#### Exercise materials ####

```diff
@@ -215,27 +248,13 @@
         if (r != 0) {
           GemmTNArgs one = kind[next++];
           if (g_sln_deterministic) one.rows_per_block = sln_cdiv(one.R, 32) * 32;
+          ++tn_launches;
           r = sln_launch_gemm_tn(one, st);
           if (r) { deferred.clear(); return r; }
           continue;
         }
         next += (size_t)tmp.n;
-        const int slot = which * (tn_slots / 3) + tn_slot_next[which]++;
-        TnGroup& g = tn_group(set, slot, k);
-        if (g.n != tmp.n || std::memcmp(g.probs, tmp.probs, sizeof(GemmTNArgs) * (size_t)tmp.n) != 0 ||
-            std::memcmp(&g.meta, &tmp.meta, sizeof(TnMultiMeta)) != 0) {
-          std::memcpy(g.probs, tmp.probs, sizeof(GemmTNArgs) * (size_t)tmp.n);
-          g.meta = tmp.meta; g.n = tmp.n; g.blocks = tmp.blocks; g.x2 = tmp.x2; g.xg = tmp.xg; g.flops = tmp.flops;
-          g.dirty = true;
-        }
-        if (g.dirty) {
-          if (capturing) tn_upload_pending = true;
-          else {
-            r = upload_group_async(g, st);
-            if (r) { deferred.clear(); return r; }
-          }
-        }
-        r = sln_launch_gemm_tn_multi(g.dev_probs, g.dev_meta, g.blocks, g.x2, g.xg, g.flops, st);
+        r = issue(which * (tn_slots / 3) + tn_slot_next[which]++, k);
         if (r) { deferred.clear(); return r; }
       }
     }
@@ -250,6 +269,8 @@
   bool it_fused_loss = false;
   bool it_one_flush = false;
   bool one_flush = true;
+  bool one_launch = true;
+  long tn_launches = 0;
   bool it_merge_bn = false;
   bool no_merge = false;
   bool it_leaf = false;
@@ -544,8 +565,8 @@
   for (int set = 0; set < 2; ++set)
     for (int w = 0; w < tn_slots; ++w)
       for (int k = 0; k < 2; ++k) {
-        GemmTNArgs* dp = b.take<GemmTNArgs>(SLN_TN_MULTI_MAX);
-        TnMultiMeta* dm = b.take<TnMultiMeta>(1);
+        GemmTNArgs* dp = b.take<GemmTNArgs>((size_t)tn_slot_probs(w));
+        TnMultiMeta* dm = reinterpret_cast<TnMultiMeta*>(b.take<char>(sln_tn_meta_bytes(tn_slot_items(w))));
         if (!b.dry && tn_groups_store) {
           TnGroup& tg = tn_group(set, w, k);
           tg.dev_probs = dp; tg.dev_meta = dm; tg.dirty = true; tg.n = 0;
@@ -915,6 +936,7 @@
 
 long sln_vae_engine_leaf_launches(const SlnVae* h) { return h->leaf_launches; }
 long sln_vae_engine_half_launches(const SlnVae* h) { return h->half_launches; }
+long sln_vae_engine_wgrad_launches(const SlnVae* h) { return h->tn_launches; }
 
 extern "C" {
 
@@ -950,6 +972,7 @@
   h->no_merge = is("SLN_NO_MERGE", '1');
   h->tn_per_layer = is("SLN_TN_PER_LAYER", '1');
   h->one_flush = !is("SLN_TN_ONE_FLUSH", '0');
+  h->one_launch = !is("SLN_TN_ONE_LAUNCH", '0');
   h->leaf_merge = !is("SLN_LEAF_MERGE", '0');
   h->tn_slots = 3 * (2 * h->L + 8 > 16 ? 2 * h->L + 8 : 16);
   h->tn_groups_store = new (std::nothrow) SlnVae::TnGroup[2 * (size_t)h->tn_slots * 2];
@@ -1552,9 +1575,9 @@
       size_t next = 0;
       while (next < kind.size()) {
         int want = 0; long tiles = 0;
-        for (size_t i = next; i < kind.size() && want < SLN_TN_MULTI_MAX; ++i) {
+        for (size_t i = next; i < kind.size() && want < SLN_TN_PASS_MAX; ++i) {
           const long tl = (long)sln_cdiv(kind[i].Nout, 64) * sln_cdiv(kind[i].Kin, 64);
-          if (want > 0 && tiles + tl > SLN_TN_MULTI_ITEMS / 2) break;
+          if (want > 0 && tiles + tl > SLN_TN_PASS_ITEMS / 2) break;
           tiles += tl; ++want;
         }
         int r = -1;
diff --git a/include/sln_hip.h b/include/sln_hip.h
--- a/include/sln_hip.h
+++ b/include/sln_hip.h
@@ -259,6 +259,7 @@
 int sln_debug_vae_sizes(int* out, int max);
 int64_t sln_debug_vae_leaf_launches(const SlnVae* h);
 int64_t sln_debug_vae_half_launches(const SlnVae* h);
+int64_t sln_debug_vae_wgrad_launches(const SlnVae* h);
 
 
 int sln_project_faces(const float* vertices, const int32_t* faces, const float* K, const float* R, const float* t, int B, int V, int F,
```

####
#### Exercise materials ####

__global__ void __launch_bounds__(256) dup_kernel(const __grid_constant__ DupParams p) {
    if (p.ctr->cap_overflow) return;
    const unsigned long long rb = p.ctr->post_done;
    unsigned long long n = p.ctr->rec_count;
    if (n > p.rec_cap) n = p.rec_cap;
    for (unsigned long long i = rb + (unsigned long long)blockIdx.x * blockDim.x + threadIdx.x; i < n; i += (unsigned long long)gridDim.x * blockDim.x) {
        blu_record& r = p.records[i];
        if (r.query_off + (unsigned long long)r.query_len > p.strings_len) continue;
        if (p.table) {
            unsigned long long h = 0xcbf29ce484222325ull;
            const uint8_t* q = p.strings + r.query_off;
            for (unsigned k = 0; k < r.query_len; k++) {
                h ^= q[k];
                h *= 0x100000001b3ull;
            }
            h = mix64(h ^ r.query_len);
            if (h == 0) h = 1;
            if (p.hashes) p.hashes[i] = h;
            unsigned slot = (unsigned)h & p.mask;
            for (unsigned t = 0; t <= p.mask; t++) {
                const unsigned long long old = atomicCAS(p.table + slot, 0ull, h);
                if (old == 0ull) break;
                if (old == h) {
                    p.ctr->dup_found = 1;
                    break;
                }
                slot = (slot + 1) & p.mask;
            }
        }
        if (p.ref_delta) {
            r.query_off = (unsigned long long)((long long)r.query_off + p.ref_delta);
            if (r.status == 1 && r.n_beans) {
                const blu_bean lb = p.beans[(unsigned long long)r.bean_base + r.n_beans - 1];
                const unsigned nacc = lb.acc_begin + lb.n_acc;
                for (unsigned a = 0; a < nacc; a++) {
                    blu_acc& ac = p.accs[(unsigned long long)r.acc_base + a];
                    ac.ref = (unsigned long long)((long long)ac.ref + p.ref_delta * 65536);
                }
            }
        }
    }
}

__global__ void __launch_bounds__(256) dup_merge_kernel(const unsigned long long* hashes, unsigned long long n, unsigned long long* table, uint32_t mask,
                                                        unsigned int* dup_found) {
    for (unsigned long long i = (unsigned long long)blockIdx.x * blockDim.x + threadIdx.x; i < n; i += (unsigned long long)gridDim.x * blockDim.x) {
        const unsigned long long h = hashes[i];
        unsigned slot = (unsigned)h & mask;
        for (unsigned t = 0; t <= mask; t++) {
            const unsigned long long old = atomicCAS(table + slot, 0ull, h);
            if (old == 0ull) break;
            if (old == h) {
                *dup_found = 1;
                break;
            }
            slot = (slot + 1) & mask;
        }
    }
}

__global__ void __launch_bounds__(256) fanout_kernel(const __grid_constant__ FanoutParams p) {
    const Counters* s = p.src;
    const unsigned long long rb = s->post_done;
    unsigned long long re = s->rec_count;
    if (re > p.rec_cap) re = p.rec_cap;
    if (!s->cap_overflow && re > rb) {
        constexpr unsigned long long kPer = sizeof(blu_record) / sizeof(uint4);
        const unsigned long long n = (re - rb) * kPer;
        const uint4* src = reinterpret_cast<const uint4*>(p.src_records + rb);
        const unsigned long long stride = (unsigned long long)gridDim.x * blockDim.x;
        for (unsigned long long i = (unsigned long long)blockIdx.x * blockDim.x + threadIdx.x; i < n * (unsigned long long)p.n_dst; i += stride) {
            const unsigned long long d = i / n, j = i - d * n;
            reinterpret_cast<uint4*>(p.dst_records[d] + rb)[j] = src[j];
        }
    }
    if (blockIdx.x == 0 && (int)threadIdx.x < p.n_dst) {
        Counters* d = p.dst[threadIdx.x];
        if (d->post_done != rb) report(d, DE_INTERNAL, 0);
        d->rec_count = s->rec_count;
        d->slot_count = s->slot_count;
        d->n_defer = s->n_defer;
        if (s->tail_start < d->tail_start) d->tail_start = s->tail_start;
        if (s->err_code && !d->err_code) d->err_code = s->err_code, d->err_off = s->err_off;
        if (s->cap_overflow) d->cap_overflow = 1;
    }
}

####

**Requirement**
When a line in the material above includes the word "void", copy that line.

**Exercise solution**
__global__ void __launch_bounds__(256) dup_kernel(const __grid_constant__ DupParams p) {
__global__ void __launch_bounds__(256) dup_merge_kernel(const unsigned long long* hashes, unsigned long long n, unsigned long long* table, uint32_t mask,
__global__ void __launch_bounds__(256) fanout_kernel(const __grid_constant__ FanoutParams p) {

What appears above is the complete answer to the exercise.